**WHAT IS EXPECTED**
In the data below, find every line with the word "count" and copy it.

=-=-=

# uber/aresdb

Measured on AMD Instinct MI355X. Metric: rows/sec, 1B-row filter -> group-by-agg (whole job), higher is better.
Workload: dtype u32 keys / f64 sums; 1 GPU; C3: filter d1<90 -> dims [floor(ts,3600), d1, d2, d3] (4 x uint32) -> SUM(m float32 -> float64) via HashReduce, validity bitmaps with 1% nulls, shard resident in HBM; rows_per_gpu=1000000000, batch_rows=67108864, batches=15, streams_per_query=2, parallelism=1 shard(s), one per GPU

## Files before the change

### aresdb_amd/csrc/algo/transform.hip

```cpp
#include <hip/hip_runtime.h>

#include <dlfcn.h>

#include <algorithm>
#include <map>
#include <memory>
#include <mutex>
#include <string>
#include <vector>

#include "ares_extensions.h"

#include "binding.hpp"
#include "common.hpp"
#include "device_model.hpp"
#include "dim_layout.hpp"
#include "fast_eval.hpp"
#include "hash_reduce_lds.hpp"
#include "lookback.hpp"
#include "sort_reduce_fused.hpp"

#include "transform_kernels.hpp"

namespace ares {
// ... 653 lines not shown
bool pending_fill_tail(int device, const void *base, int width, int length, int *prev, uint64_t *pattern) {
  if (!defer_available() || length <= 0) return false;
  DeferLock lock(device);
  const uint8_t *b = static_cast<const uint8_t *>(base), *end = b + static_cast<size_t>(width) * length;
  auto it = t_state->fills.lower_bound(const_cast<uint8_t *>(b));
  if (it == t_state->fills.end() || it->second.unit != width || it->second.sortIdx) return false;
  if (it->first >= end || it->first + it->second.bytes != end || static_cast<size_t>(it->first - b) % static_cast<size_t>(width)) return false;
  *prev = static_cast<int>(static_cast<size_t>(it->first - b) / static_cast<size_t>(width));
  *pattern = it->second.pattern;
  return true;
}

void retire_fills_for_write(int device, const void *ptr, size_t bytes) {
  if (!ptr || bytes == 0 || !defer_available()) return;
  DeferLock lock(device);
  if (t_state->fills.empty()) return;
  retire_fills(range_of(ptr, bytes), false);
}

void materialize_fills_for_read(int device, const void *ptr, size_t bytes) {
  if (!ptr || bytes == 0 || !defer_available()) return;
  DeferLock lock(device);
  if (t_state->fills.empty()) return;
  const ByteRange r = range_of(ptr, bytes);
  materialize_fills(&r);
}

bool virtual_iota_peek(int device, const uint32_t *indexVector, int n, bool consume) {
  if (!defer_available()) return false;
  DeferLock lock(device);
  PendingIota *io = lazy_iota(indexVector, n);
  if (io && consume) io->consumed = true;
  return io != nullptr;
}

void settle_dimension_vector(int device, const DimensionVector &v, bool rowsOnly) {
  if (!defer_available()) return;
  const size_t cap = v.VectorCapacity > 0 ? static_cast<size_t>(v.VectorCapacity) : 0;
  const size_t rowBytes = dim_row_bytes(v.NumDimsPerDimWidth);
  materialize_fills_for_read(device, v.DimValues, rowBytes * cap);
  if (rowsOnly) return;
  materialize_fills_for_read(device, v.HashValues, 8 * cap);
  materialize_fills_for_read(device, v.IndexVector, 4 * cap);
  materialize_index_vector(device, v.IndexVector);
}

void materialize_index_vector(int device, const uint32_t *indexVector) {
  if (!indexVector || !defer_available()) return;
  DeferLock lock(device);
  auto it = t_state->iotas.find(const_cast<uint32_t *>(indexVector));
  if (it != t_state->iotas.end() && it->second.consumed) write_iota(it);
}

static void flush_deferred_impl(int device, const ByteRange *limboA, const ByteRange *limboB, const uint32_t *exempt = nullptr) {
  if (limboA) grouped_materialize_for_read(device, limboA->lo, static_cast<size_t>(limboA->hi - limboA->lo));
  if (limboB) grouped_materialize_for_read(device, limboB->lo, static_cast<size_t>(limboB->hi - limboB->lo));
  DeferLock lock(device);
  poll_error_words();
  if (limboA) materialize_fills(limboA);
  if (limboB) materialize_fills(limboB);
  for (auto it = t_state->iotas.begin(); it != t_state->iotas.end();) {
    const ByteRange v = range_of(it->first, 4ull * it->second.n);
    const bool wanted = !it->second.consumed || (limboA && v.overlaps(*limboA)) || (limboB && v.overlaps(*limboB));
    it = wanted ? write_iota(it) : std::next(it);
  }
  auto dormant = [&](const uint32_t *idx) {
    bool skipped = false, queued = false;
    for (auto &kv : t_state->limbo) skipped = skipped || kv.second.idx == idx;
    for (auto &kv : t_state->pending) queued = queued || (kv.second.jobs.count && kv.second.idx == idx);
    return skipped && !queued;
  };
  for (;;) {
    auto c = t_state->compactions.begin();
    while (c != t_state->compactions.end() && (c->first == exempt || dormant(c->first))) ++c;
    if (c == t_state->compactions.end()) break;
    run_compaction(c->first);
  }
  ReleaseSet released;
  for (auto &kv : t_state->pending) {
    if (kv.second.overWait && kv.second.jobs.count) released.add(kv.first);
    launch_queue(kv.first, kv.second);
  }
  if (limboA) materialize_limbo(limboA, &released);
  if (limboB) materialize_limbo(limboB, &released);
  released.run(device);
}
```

=-=-=

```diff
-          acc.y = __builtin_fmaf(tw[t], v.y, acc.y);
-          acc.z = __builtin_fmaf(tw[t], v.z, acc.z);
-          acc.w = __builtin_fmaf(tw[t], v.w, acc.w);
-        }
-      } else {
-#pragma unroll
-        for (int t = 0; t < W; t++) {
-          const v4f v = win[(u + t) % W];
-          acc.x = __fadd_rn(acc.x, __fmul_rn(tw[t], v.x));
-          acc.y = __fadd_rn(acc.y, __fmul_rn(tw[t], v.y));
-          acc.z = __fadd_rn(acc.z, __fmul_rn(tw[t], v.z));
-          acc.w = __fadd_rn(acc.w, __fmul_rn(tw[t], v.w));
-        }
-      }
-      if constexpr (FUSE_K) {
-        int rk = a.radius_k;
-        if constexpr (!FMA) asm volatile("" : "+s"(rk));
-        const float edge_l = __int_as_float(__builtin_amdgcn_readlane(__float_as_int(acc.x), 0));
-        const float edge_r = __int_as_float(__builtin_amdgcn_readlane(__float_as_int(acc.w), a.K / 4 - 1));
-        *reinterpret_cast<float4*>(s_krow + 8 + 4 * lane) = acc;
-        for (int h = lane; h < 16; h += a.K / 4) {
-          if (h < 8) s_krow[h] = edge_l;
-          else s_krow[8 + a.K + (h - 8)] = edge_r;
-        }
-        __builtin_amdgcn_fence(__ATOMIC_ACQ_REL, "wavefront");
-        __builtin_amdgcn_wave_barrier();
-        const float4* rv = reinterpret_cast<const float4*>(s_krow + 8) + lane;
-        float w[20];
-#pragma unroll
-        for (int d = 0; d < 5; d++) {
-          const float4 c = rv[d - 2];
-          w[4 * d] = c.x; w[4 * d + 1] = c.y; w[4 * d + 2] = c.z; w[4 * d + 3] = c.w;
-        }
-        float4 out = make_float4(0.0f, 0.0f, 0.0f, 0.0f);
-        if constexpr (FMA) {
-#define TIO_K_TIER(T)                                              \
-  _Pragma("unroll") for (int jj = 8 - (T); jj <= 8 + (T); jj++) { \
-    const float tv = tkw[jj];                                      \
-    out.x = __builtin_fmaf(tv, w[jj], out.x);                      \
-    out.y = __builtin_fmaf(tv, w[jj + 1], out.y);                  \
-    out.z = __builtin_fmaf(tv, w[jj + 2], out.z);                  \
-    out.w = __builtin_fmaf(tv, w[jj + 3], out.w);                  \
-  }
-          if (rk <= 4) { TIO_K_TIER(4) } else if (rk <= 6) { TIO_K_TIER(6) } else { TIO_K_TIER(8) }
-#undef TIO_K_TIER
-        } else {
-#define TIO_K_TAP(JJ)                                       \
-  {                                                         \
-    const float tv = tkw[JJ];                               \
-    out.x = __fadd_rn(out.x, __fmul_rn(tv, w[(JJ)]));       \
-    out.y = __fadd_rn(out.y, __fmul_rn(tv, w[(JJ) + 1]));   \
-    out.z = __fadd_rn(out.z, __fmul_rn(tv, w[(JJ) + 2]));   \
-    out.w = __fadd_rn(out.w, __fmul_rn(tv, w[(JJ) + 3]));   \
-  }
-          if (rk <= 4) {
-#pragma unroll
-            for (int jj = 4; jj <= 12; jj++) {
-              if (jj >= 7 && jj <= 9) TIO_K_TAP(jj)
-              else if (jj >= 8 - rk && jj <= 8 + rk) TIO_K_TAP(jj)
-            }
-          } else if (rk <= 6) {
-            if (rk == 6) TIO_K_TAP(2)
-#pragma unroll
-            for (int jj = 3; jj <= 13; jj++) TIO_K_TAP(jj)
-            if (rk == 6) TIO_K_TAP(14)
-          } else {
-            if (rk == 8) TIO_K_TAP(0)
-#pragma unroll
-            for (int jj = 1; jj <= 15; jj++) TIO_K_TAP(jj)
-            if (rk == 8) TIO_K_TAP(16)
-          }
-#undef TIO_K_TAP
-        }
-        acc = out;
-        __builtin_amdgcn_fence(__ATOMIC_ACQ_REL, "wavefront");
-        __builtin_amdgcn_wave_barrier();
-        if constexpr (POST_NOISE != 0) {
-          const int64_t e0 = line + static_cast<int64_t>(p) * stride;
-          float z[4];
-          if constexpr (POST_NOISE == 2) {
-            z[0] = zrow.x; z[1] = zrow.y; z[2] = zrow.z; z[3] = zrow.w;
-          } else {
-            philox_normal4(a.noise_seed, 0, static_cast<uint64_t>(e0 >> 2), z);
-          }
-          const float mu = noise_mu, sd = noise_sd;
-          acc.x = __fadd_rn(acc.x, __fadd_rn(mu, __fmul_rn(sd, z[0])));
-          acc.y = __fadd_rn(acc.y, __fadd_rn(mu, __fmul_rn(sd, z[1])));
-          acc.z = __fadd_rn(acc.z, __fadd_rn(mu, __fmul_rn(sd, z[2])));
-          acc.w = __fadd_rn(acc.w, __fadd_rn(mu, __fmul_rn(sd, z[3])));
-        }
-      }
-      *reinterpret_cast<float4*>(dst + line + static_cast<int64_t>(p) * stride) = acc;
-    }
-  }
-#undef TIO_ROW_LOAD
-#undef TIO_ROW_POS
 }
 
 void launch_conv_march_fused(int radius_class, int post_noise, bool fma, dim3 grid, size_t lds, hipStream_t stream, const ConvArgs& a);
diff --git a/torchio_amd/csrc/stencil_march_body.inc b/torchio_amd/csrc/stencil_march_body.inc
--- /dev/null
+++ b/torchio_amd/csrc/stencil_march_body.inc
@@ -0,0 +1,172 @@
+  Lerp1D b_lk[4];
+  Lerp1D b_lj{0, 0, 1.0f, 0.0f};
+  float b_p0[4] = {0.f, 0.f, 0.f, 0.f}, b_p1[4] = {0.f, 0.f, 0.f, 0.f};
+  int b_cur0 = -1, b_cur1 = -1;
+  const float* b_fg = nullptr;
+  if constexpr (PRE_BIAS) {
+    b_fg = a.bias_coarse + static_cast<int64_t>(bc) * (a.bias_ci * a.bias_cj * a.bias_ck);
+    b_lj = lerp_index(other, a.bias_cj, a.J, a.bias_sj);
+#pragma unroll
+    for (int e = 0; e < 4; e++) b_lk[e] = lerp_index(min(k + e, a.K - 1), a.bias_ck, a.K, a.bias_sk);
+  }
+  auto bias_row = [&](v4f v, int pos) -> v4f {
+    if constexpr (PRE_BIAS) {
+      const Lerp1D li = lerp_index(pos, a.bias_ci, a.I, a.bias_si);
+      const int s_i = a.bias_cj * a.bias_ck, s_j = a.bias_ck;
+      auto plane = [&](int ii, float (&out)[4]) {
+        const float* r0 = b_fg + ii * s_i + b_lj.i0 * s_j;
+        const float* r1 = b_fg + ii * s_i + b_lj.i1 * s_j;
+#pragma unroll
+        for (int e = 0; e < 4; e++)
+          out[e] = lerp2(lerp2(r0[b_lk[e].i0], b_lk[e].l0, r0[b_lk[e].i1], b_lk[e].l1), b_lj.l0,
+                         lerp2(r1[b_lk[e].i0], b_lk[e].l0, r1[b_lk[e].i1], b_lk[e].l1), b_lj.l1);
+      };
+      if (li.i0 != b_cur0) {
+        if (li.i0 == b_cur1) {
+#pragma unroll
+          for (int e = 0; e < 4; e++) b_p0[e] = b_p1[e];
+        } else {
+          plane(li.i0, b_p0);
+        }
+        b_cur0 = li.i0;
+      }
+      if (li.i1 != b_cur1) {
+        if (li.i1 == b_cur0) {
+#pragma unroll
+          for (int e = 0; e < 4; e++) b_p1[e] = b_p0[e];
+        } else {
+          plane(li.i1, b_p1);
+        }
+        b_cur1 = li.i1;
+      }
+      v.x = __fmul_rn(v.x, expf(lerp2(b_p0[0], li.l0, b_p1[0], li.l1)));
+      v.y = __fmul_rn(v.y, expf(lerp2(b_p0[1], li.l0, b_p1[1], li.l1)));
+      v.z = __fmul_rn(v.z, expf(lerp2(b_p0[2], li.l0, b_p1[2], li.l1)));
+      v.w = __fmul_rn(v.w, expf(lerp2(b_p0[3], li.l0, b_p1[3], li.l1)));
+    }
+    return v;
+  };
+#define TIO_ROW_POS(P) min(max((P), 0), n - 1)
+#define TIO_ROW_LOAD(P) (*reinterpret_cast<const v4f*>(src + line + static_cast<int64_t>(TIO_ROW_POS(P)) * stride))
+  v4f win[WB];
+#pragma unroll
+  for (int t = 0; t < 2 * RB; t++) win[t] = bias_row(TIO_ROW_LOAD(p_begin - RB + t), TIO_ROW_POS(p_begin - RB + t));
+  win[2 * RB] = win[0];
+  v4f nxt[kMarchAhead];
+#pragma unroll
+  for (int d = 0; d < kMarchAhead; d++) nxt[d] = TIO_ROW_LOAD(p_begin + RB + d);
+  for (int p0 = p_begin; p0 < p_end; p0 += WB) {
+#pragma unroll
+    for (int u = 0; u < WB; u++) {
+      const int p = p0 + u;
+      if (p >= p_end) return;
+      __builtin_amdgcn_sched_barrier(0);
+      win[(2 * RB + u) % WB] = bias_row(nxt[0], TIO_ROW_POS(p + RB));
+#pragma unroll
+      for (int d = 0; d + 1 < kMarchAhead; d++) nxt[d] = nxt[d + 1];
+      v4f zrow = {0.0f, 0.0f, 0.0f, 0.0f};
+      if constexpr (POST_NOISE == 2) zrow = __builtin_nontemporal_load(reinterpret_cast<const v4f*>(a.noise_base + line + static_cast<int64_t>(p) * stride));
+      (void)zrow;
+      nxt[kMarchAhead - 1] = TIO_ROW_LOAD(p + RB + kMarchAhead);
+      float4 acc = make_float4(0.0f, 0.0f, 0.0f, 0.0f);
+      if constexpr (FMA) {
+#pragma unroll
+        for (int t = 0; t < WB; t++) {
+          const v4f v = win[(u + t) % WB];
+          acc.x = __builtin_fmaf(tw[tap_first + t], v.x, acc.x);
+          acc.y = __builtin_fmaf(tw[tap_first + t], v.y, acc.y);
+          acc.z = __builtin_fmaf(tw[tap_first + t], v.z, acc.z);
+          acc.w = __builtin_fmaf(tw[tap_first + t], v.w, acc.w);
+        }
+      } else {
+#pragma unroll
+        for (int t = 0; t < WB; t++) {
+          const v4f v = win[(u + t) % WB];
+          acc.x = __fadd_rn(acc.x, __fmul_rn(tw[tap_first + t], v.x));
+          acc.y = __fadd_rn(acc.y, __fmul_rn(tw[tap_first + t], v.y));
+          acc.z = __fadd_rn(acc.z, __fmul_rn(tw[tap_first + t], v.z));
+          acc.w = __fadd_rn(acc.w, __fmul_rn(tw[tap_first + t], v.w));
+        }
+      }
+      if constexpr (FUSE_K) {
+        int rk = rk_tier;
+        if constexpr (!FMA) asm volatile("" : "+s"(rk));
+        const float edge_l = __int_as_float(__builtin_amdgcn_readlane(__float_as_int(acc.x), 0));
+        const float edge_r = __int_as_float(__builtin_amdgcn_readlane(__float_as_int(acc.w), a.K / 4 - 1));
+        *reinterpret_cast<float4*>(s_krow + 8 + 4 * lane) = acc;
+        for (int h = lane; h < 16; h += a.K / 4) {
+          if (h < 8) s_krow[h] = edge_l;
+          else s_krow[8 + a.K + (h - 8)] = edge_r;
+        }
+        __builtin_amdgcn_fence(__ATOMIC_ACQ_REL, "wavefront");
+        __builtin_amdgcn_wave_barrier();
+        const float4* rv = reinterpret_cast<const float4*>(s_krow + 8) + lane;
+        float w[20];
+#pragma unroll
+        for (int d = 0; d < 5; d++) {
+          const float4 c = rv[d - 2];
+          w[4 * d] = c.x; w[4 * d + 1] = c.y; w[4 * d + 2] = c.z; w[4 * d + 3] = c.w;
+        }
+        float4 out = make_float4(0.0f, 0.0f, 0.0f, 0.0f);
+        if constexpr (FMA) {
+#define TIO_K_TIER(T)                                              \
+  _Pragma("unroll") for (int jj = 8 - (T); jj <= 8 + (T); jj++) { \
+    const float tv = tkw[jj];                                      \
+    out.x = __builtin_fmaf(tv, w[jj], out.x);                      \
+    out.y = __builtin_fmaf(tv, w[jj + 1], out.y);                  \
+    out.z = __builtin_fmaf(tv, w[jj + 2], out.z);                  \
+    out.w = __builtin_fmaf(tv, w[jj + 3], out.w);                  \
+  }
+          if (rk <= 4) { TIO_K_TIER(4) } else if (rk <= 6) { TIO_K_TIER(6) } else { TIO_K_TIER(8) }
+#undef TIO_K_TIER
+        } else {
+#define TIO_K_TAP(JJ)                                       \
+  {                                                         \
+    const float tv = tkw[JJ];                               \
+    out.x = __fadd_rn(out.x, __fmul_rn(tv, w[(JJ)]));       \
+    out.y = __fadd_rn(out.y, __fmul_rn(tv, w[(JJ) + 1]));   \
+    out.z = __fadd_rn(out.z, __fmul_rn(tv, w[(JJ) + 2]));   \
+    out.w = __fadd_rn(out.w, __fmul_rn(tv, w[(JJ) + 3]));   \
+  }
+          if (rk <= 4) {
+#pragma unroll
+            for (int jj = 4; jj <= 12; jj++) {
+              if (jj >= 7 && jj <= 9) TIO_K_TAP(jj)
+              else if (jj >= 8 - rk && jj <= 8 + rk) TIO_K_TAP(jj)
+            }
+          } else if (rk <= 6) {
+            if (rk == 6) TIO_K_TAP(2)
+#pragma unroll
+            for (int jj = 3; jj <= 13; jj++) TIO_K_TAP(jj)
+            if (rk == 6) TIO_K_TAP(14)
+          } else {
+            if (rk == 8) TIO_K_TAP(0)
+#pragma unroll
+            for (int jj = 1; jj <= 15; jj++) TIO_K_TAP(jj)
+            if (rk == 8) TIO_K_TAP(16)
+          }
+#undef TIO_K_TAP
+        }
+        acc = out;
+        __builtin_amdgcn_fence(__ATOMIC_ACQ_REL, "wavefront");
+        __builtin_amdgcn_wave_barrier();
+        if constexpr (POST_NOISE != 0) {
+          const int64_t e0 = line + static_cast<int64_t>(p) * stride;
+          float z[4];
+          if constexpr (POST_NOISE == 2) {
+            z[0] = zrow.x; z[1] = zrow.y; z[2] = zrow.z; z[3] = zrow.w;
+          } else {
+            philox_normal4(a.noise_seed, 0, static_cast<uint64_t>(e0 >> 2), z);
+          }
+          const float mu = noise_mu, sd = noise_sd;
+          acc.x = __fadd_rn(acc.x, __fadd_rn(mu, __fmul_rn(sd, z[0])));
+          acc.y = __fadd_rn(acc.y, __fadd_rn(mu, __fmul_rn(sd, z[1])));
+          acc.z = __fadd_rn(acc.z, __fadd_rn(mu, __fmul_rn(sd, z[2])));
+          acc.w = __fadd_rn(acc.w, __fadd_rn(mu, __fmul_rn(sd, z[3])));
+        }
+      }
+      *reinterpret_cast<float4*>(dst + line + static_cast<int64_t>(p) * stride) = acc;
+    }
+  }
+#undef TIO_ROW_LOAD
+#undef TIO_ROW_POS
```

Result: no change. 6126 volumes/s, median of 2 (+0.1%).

=-=-=

**SOLUTION TO THIS EXERCISE**
    for (auto &kv : t_state->pending) queued = queued || (kv.second.jobs.count && kv.second.idx == idx);
    if (kv.second.overWait && kv.second.jobs.count) released.add(kv.first);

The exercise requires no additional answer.